Fishing for a Pretext to Squeeze Iran

By Juan Cole

<snip>

Iran is a mid-size country of some 70 million, with a per capita

income of only about $2,000 a year. It has no weapons of mass

destruction, and its conventional military forms no threat to the

United States. From an Iranian point of view, the Americans are

simply being unreasonably aggressive. Supreme Jurisprudent Ali

Khamenei has given a fatwa or formal religious ruling against

nuclear weapons, and President Ahmadinejad at his inauguration

denounced such arms and committed Iran to remaining a nonnuclear

weapons state.

In fact, the Iranian regime has gone further, calling for the

Middle East to be a nuclear-weapons-free zone. On Feb. 26,

Ahmadinejad said: We too demand that the Middle East be free of

nuclear weapons; not only the Middle East, but the whole world

should be free of nuclear weapons. Only Israel among the states of

the Middle East has the bomb, and its stockpile provoked the arms

race with Iraq that in some ways led to the U.S. invasion of 2003.

The U.S. has also moved nukes into the Middle East at some points,

either on bases in Turkey or on submarines.
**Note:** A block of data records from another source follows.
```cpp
int queueGather(BreStep &s, uint32_t blocks, uint32_t nItems, bool optimistic, bool fullVis) {
  gvpm_context *h = s.h;
  GatherArgs &a = s.a;
  const bool primal = s.primal;
  if (!optimistic) {
    HIP_TRY(h, h->bs->pairs.ensure((size_t)blocks * 64u + 64u));
    HIP_TRY(h, h->bs->pairCnt.ensure((size_t)s.itemCap * h->beamsPerWave));
  }
  int rc = nextEvents(h, &s.evTrav, 1);
  if (rc == GVPM_OK) rc = nextEvents(h, &s.evEval, 0);
  if (rc != GVPM_OK) return rc;
  const hipStream_t ts = !h->pipeline ? h->stream : (h->travStream ? h->streamC : h->streamB), es = h->stream;
  uint2 *units = nullptr;
  uint32_t unitCap = 0;
  if (h->evalUnits && h->persistentEval && !primal) {
    if (optimistic) {
      unitCap = (uint32_t)std::min<size_t>(h->bs->units.cap / 2u, 0x3FFFFFFFu);
      units = unitCap ? h->bs->units.p : nullptr;
    } else {
      const uint64_t capU = (uint64_t)blocks * 64u / eval_unit_pairs() + nItems + 64u;
      if (capU < 0x3FFFFFFFull) {
        HIP_TRY(h, h->bs->units.ensure((size_t)capU * 2u));
        unitCap = (uint32_t)std::min<size_t>(h->bs->units.cap / 2u, 0x3FFFFFFFu);
        units = h->bs->units.p;
      }
    }
  }
  if (!primal) {
    if (!h->bs->notes.p) {
      HIP_TRY(h, h->bs->notes.reserveExact(h->exOvfCap));
      HIP_TRY(h, h->bs->notesCount.ensure(4));
      HIP_TRY(h, hipMemsetAsync(h->bs->notesCount.p, 0, 4 * sizeof(uint32_t), es));
    }
    a.exOvf = h->bs->notes.p;
    a.exOvfCount = h->bs->notesCount.p;
    a.exOvfCap = h->exOvfCap;
  }
  if (optimistic && ts != h->bstream) HIP_TRY(h, hipStreamWaitEvent(ts, s.evBuild->second, 0));
  HIP_TRY(h, hipEventRecord(s.evTrav->first, ts));
  launch_traverse_bre(a, h->beamsPerWave, h->bs->items.p, h->bs->itemOff.p, h->bs->queueCtl.p, h->bs->queueCtl.p + 1,
                      h->bs->pairs.p, h->bs->pairCnt.p, h->persistentTrav ? h->nwavesTrav : nItems, h->persistentTrav || optimistic, ts,
                      units, h->bs->queueCtl.p + 5, unitCap);
  HIP_TRY(h, hipEventRecord(s.evTrav->second, ts));
  HIP_TRY(h, hipEventRecord(h->bs->traversed, ts));
  HIP_TRY(h, hipStreamWaitEvent(es, h->bs->traversed, 0));
  const bool smallShare = h->nsets > 0 && (size_t)h->nsets * 6u <= h->npix;
  const uint32_t nwEval = (h->pipeline && !h->nwavesFromEnv && h->ncu && h->nph > 2000000u && !smallShare)
                              ? std::min<uint32_t>(h->ncu * 12u, GVPM_STAT_ROWS) : h->nwaves;
  if (!primal && h->reqCap > 0 && h->cfg.use_manifold && h->bs->origIdx.p) {
    rc = armHostShiftRequests(h, a, 4, true, a.iter, a.iterScale, false, es);
    if (rc != GVPM_OK) return rc;
  }
  HIP_TRY(h, hipEventRecord(s.evEval->first, es));
  if (primal)
    launch_evaluate_primal(a, h->beamsPerWave, h->bs->items.p, h->bs->itemOff.p, h->bs->queueCtl.p, h->bs->queueCtl.p + 2,
                           h->bs->pairs.p, h->bs->pairCnt.p, std::max<uint32_t>(1u, std::min<uint32_t>(nItems, h->ncu * 16u)), es);
  else
    launch_evaluate_bre(a, h->beamsPerWave, fullVis, h->bs->items.p, h->bs->itemOff.p, h->bs->queueCtl.p,
                        h->bs->queueCtl.p + 2, h->bs->pairs.p, h->bs->pairCnt.p, h->persistentEval ? nwEval : nItems, h->persistentEval,
                        es, units, h->bs->queueCtl.p + 5, unitCap);
  HIP_TRY(h, hipEventRecord(s.evEval->second, es));
  if (!primal) launch_capture_notes(a, es);
  HIP_TRY(h, hipEventRecord(h->bs->lastUse, es));
  h->bs->lastUseValid = true;
  if (!primal) return exactAfterGather(h);
  return GVPM_OK;
}

int launchBuildAndPlan(BreStep &s) {
  gvpm_context *h = s.h;
  const ChainPrep &cp = s.cp;
  if (cp.on && s.rebuilt) {
    if (!h->chainCtl.p) {
      HIP_TRY(h, h->chainCtl.ensure(192));
      HIP_TRY(h, hipMemsetAsync(h->chainCtl.p, 0, h->chainCtl.cap * sizeof(uint32_t), h->bstream));
    }
    ChainArgs c{};
    c.pos = h->rawDev.pos;
    c.n = h->nph;
    c.g = h->bs->grid;
    c.keys = h->bs->keysA.p;
    c.rank = h->bs->valsA.p;
    c.counts = h->bs->cellCount.p;
    c.starts = h->bs->cellStart.p;
    c.beamOff = h->bs->grid.ncells + 1u;
    c.scanLen = c.beamOff + cp.nkeys + 1u;
    c.sub = cp.sub;
    HIP_TRY(h, h->bs->chainBuckets.ensure(768));
    c.buckets = h->bs->chainBuckets.p;
    c.out6 = h->bs->bounds6.p;
    c.hostB6 = h->pinB6;
    c.rays = h->raysDev;
    c.nsets = h->nsets;
    c.width = h->cfg.width;
    c.tw = cp.tw;
    c.th = cp.th;
    c.tileShift = cp.tileShift;
    c.ntiles = h->bs->ntiles;
    c.bKeys = h->bs->bKeysA.p;
    c.bRank = h->bs->bValsA.p;
    c.setPerm = h->bs->setPerm.p;
    c.tileStart = h->bs->tileStart.p;
    c.blockSum = reinterpret_cast<uint32_t *>(h->bs->sortTmp.d);
    c.ctl = h->chainCtl.p;
    c.queueCtl = h->bs->queueCtl.p;
    c.overflowCtr = h->bs->overflowCtr.p;
    c.nearExt = h->bs->nearExt.p;
    c.sat = h->bs->sat.p;
    h->boundsPending = h->haveCachedBounds;
    const bool optimistic = h->optimistic && h->pipeline && s.attempt == 0 && !s.primal && h->persistentEval && h->lastItems > 0 &&
                            h->bs->pairs.cap >= 128u && h->bs->pairCnt.cap >= (size_t)s.itemCap * h->beamsPerWave &&
                            (!h->evalUnits || h->bs->units.cap >= 2u);
    const bool fullVisOpt = !h->cfg.visibility_as_written || s.prevOverflow;
    const bool refuse = optimistic && h->optRefuseEvery > 0 && (++h->optSteps % h->optRefuseEvery) == 0;
    launch_build_chain(c, s.a, h->rawDev, h->beamsPerWave, h->planTarget, h->bs->items.p, h->bs->itemOff.p, s.itemCap, cp.dmax, h->nearGrid,
                       (uint32_t)std::min<size_t>(h->bs->nearExt.cap, 0xFFFFFF00u), cp.wantOrig ? h->bs->origIdx.p : nullptr, h->pinCtl,
                       !h->bs->bucketsInit, h->bstream,
                       optimistic ? (refuse ? 0u : (uint32_t)std::min<size_t>((h->bs->pairs.cap - 64u) / 64u, 0xFFFFFFF0u)) : 0xFFFFFFFFu,
                       optimistic && h->evalUnits ? (uint32_t)std::min<size_t>(h->bs->units.cap / 2u, 0x3FFFFFFFu) : 0u, eval_unit_pairs(),
                       fullVisOpt, h->planGroups);
    h->bs->bucketsInit = true;
    s.chainRan = true;
    if (optimistic) {
      HIP_TRY(h, hipEventRecord(s.evBuild->second, h->bstream));
      const uint32_t guess = std::min<uint32_t>(s.itemCap, h->lastItems + h->lastItems / 8u + 256u);
      const int rc = queueGather(s, 0u, guess, true, fullVisOpt);
      if (rc != GVPM_OK) return rc;
      s.queued = true;
    }
  } else {
    HIP_TRY(h, hipMemsetAsync(h->bs->queueCtl.p, 0, 8 * sizeof(uint32_t), h->bstream));
    launch_plan_bre(s.a, h->beamsPerWave, h->bs->ntiles, h->planTarget, h->bs->items.p, h->bs->queueCtl.p, h->bs->itemOff.p,
                    h->bs->queueCtl.p + 3, s.itemCap, h->bstream);
    launch_export_u32(h->bs->queueCtl.p + 3, s.rebuilt ? h->bs->overflowCtr.p : nullptr, s.rebuilt ? h->bs->nearExt.p : nullptr,
                      h->bs->queueCtl.p, h->bs->queueCtl.p + 4, h->pinCtl, h->bstream);
  }
  if (!s.queued) HIP_TRY(h, hipEventRecord(s.evBuild->second, h->bstream));
  s.lap("plan");
  return GVPM_OK;
}

int readCounters(BreStep &s, bool &retry) {
  gvpm_context *h = s.h;
  retry = false;
  HIP_TRY(h, hipStreamSynchronize(h->bstream));
  s.lap("syncB");
  s.blocks = h->pinCtl[0];
  s.nItems = h->pinCtl[3];
  if (s.queued && h->pinCtl[5] != 0u) {
    if (h->trace & TRACE_PLAN) fprintf(stderr, "[plan] optimistic step refused by the build (status %u): queued again\n", h->pinCtl[5]);
    HIP_TRY(h, hipStreamSynchronize(h->stream));
    if (s.threeStage()) HIP_TRY(h, hipStreamSynchronize(h->streamC));
    HIP_TRY(h, hipMemsetAsync(h->bs->queueCtl.p + 1, 0, 2 * sizeof(uint32_t), h->bstream));
    HIP_TRY(h, hipMemsetAsync(h->bs->queueCtl.p + 5, 0, 3 * sizeof(uint32_t), h->bstream));
    HIP_TRY(h, hipStreamSynchronize(h->bstream));
    s.queued = false;
    h->optRefused++;
  }
  if (s.a.grid.mode == 1 && h->pinCtl[4] != 0u && s.attempt == 0) {
    h->bundleState = ++h->bundleViolations > 3 ? -1 : 0;
    h->photonsDirty = true;
    h->boundsPending = false;
    s.force3D = true;
    retry = true;
  }
  return GVPM_OK;
}

int recordBuild(BreStep &s) {
  gvpm_context *h = s.h;
  h->lastGridMode = s.a.grid.mode;
  h->lastGridCells = s.a.grid.ncells;
  if (s.nItems > s.itemCap) return fail(h, GVPM_ERR_STATE, "G-BRE planner produced more work items than its bound");
  if (h->trace & TRACE_PLAN) {
    uint32_t q[4] = {0, 0, 0, 0};
    (void)hipMemcpy(q, h->bs->queueCtl.p, sizeof(q), hipMemcpyDeviceToHost);
    fprintf(stderr, "[plan] items %u staged blocks %u tiles %u sets %u; photons %u, %s %d x %d x %d cells of %g (radius %g)\n", q[0],
            s.blocks, h->bs->ntiles, h->nsets, h->nph, h->bs->grid.mode == 1 ? "bundle cells" : "grid", h->bs->grid.dim[0],
            h->bs->grid.dim[1], h->bs->grid.dim[2], (double)h->bs->grid.cell, (double)s.r);
  }
  if (s.rebuilt) {
    h->nearOverflow = h->cfg.visibility_as_written && h->pinCtl[1] != 0;
    h->nearExtWant = std::max<size_t>(h->nearExtWant, (size_t)h->pinCtl[2] + h->pinCtl[2] / 4);
    if (h->trace & TRACE_VIS)
      fprintf(stderr, "[vis] ntri %u photons %u: %u lists overflowed, extension cursor %u of %zu, fullvis %d\n", h->ntri, h->nph,
              h->pinCtl[1], h->pinCtl[2], h->bs->nearExt.cap, (int)needFullVis(h));
  }
  if (h->boundsPending) {
    h->boundsPending = false;
    for (int c = 0; c < 6; ++c)
      if (!std::isfinite(h->pinB6[c])) return fail(h, GVPM_ERR_INVALID_ARG, "non-finite photon position");
    memcpy(h->cachedB6, h->pinB6, sizeof(h->cachedB6));
  }
  if (s.rebuilt && s.chainRan) {
    bool ok = true;
    for (int c = 0; c < 6; ++c) ok = ok && std::isfinite(h->pinB6[16 + c]);
    h->haveBeamBounds = ok;
    if (ok) memcpy(h->beamB6, h->pinB6 + 16, sizeof(h->beamB6));
  }
  h->lastItems = s.nItems;
  return GVPM_OK;
}

int mirrorSets(gvpm_context *h) {
  if (h->pipeline) {
    for (int k = 0; k < (h->travStream ? 3 : 2); ++k) {
      BuildSet &other = h->sets[k];
      if (&other != h->bs && !other.used && !h->bs->used) HIP_TRY(h, other.mirrorFrom(*h->bs));
    }
  }
  h->bs->used = true;
  return GVPM_OK;
}

int buildAndPlan(BreStep &s) {
  gvpm_context *h = s.h;
  const BuildStreamGuard onBuildStream(h, h->pipeline ? h->streamB : h->stream);
  int rc = foldRunningSum(h, s.it);
  if (rc == GVPM_OK) rc = exactPrepare(h);
  for (s.attempt = 0; rc == GVPM_OK && s.attempt < 2; ++s.attempt) {
    bool retry = false;
    rc = buildOrWait(s);
    if (rc == GVPM_OK) rc = sizeItemsAndBoxes(s);
    if (rc == GVPM_OK) rc = launchBuildAndPlan(s);
    if (rc == GVPM_OK) rc = readCounters(s, retry);
    if (!retry) break;
  }
  if (rc == GVPM_OK) rc = recordBuild(s);
  return rc;
}

}

int gatherBRE(gvpm_context *h, int it, uint64_t nb_paths, bool primal) {
  BreStep s{h, it, nb_paths, primal, currentRadius(h)};
  s.prevOverflow = h->nearOverflow;
  s.T0 = std::chrono::steady_clock::now();
  int rc = nextEvents(h, &s.evBuild, 2);
  if (rc == GVPM_OK) rc = buildAndPlan(s);
  if (rc == GVPM_OK && !s.queued) rc = queueGather(s, s.blocks, s.nItems, false, needFullVis(h));
  if (rc == GVPM_OK) rc = mirrorSets(h);
  if (rc != GVPM_OK) return rc;
  HIP_TRY(h, hipGetLastError());
  s.lap("launchK");
  scaleVolumeAPA(h, it);
  return GVPM_OK;
}
```

### gvpm_amd/csrc/drivers_build.hip

```cpp
#include "drivers.h"

void beamTiling(const gvpm_context *h, int beamsPerWave, int &tw, int &th, uint32_t &ntiles, int &tileShift) {
  tw = 8;
  th = 4;
  if (beamsPerWave == 64) th = 8;
  if (beamsPerWave == 16) tw = 4;
  const uint32_t tilesX = (h->cfg.width + tw - 1) / tw, tilesY = (h->cfg.height + th - 1) / th;
  ntiles = tilesX * tilesY;
  tileShift = ilog2ceil(tw * th) + 3;
}
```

Iran is a signatory of the Nuclear Non-Proliferation Treaty and has

allowed the International Atomic Energy Agency to inspect and

monitor its nuclear energy research program, as required by the

treaty. It raised profound suspicions, however, with its one

infraction against the treaty--which was to conduct some secret

civilian research that it should have reported and did not, and

which was discovered by inspectors. Tehran denies having military

labs aiming for a bomb, and in November of 2003 the IAEA formally

announced that it could find no proof of such a weapons program.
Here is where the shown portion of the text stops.